───── Records ─────

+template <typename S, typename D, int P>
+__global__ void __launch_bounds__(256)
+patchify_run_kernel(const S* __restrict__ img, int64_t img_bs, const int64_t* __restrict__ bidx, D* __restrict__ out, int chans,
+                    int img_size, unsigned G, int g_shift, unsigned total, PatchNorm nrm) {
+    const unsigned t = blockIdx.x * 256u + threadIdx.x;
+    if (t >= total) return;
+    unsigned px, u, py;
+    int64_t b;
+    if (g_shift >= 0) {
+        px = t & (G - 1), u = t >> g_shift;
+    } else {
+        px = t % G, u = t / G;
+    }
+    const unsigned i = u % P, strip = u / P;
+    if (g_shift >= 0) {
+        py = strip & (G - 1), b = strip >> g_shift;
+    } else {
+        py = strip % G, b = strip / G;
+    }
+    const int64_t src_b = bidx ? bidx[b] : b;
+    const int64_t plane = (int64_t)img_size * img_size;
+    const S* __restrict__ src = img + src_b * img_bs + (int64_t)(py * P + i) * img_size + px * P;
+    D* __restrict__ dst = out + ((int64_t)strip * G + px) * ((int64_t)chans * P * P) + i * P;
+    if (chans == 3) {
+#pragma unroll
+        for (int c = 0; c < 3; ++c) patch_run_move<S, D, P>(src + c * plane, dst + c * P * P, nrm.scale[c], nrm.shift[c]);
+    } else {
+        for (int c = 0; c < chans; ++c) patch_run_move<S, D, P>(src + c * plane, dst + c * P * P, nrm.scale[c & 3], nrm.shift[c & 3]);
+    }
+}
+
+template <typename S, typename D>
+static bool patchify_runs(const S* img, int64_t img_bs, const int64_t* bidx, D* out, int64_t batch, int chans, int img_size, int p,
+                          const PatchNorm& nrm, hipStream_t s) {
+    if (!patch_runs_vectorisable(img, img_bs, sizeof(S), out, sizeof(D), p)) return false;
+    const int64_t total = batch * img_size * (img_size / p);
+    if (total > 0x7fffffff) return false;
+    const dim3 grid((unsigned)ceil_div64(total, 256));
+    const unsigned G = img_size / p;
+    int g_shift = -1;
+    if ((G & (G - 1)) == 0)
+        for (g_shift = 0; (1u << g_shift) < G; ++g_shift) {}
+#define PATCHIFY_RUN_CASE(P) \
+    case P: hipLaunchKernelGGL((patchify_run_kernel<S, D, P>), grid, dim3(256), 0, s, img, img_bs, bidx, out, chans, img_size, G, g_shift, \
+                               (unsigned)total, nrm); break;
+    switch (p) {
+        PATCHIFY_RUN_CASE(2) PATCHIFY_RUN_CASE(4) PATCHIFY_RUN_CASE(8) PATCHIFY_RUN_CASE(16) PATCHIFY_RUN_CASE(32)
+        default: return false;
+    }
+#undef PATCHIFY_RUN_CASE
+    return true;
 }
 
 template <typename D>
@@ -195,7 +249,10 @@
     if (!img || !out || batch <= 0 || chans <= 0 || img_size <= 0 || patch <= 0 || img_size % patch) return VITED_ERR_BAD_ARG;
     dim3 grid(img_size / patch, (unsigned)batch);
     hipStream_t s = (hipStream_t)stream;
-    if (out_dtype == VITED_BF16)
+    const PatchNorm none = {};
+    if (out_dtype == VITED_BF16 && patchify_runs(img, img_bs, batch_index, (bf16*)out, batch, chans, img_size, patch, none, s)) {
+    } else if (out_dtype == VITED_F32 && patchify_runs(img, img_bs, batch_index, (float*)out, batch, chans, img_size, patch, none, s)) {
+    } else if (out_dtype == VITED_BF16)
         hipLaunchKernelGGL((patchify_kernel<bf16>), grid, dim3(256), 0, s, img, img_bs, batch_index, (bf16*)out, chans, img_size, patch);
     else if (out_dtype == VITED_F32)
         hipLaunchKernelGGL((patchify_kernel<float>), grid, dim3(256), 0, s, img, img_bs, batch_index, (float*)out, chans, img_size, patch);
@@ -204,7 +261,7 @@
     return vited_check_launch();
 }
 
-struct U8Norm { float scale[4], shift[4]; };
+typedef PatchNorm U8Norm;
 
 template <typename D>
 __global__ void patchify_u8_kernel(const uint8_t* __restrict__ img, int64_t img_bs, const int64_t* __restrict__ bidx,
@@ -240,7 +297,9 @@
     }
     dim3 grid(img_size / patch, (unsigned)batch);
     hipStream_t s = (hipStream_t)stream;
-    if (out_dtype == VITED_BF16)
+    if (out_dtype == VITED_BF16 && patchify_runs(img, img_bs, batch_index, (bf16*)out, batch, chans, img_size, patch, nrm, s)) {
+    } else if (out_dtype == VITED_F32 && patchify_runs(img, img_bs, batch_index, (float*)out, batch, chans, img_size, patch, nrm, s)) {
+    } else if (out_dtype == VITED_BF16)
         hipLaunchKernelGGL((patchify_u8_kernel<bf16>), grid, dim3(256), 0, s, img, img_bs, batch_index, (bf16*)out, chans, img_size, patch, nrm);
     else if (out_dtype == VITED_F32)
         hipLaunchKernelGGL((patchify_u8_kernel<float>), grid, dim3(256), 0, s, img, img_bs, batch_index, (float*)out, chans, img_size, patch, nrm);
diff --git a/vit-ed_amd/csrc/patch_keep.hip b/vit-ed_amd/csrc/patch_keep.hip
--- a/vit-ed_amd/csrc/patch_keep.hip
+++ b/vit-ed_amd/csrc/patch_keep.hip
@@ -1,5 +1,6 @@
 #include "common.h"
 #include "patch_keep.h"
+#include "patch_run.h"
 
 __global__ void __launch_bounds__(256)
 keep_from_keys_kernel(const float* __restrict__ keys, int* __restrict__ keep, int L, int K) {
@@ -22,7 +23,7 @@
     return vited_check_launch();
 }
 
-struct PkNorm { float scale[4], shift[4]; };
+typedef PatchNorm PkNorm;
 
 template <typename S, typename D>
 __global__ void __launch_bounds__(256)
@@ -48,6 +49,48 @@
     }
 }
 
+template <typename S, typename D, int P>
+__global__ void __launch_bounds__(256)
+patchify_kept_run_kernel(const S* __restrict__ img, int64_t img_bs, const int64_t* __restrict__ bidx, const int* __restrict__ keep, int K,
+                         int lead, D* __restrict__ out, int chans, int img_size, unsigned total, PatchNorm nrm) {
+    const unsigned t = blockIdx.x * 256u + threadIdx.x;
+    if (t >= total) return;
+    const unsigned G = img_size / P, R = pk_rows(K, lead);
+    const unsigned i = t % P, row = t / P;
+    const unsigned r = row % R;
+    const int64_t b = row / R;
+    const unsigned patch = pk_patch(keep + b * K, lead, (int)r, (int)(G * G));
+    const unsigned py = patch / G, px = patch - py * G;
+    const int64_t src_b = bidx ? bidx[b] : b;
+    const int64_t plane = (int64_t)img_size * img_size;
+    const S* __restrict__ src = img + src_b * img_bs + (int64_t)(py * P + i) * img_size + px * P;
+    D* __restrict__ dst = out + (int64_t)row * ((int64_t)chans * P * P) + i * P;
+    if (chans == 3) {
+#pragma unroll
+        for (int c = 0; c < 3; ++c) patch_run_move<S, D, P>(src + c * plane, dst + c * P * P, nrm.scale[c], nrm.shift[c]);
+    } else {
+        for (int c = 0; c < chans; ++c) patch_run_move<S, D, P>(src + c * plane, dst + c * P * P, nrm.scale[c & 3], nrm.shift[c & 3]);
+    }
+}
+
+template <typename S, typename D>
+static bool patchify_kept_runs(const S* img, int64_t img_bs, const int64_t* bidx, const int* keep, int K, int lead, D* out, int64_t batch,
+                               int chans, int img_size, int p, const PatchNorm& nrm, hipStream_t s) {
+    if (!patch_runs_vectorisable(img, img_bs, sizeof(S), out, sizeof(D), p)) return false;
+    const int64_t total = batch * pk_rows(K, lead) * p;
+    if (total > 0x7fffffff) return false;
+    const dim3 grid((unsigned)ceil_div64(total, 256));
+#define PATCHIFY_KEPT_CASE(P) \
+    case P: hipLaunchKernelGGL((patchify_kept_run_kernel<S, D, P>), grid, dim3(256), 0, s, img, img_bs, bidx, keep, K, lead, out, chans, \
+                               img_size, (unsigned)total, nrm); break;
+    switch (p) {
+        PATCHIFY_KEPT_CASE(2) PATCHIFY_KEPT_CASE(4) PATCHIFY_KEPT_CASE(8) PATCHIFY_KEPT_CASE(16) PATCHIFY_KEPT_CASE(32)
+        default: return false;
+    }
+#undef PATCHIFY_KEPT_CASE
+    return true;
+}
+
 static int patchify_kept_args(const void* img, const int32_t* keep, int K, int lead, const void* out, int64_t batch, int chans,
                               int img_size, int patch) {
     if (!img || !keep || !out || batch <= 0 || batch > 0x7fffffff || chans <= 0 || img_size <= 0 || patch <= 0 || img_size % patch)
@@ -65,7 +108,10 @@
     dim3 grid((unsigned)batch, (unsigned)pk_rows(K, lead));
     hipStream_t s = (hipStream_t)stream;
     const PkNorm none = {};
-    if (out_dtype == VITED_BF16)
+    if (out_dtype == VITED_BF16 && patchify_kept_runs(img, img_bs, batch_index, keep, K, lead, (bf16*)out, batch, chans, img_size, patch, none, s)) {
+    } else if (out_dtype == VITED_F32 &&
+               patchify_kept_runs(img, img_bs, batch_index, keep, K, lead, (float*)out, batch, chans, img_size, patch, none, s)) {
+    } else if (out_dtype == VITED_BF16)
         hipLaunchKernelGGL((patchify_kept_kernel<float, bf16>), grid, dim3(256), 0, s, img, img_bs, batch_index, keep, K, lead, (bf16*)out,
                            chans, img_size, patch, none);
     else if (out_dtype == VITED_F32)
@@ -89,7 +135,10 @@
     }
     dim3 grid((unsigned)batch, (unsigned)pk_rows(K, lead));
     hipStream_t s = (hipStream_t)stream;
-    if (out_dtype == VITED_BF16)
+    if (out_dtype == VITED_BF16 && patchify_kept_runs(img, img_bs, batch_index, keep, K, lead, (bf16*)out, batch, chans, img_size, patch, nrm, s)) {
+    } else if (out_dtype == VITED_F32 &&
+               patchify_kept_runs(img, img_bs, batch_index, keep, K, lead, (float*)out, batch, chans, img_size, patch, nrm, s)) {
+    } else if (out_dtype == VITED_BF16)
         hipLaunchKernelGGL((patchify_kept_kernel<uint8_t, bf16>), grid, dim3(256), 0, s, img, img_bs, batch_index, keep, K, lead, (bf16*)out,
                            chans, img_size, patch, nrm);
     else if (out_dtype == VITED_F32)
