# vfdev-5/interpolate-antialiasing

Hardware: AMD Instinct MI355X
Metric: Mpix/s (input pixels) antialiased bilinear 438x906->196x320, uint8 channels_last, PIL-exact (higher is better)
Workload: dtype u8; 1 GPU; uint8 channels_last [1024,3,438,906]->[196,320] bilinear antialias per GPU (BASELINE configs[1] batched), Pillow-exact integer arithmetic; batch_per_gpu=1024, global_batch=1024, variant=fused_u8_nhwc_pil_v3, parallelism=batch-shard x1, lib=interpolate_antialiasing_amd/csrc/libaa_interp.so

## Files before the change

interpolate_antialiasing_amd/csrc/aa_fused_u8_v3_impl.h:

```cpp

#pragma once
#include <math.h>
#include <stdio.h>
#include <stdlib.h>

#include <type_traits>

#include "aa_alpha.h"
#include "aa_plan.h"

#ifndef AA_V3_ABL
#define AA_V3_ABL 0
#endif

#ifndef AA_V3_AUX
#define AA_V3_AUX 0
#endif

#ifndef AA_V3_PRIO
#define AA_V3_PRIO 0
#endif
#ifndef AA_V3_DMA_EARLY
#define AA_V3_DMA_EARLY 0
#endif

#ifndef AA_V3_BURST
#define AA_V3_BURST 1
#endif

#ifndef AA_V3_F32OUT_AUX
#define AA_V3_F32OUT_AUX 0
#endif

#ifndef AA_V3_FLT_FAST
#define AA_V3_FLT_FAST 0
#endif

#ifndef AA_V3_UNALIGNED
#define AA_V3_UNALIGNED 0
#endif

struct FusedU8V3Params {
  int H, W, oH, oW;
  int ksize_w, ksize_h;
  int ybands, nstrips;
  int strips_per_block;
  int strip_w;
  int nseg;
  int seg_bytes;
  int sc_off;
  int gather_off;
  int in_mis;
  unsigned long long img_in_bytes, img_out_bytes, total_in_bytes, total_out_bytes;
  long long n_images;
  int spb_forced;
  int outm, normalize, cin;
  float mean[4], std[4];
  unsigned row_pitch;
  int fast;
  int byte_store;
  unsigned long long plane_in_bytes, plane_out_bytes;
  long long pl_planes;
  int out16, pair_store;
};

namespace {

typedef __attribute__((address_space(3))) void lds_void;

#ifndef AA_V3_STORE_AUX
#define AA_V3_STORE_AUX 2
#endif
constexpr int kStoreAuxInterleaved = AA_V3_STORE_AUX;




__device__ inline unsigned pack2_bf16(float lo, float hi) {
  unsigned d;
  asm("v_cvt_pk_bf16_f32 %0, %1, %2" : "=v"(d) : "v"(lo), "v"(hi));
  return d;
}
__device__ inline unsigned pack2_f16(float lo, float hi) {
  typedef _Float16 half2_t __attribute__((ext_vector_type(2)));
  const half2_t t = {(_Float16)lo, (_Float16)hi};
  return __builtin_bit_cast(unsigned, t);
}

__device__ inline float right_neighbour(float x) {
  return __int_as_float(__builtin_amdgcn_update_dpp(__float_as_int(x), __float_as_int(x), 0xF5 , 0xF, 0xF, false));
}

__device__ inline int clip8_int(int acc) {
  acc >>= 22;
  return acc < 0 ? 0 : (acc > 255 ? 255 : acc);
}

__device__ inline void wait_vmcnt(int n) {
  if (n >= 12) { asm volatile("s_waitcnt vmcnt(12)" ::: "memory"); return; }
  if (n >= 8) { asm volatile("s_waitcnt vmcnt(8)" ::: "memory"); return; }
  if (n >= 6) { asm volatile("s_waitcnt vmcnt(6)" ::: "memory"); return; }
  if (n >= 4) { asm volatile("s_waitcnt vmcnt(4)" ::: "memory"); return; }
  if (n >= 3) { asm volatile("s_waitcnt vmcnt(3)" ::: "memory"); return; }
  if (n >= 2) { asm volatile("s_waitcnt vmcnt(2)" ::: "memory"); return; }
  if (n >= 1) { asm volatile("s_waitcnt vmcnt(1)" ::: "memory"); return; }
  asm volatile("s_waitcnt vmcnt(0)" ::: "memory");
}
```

─────

## Description of the task
Where does the word "bilinear" occur in the records? Return every line that holds it.

## Answer to the problem
Metric: Mpix/s (input pixels) antialiased bilinear 438x906->196x320, uint8 channels_last, PIL-exact (higher is better)
Workload: dtype u8; 1 GPU; uint8 channels_last [1024,3,438,906]->[196,320] bilinear antialias per GPU (BASELINE configs[1] batched), Pillow-exact integer arithmetic; batch_per_gpu=1024, global_batch=1024, variant=fused_u8_nhwc_pil_v3, parallelism=batch-shard x1, lib=interpolate_antialiasing_amd/csrc/libaa_interp.so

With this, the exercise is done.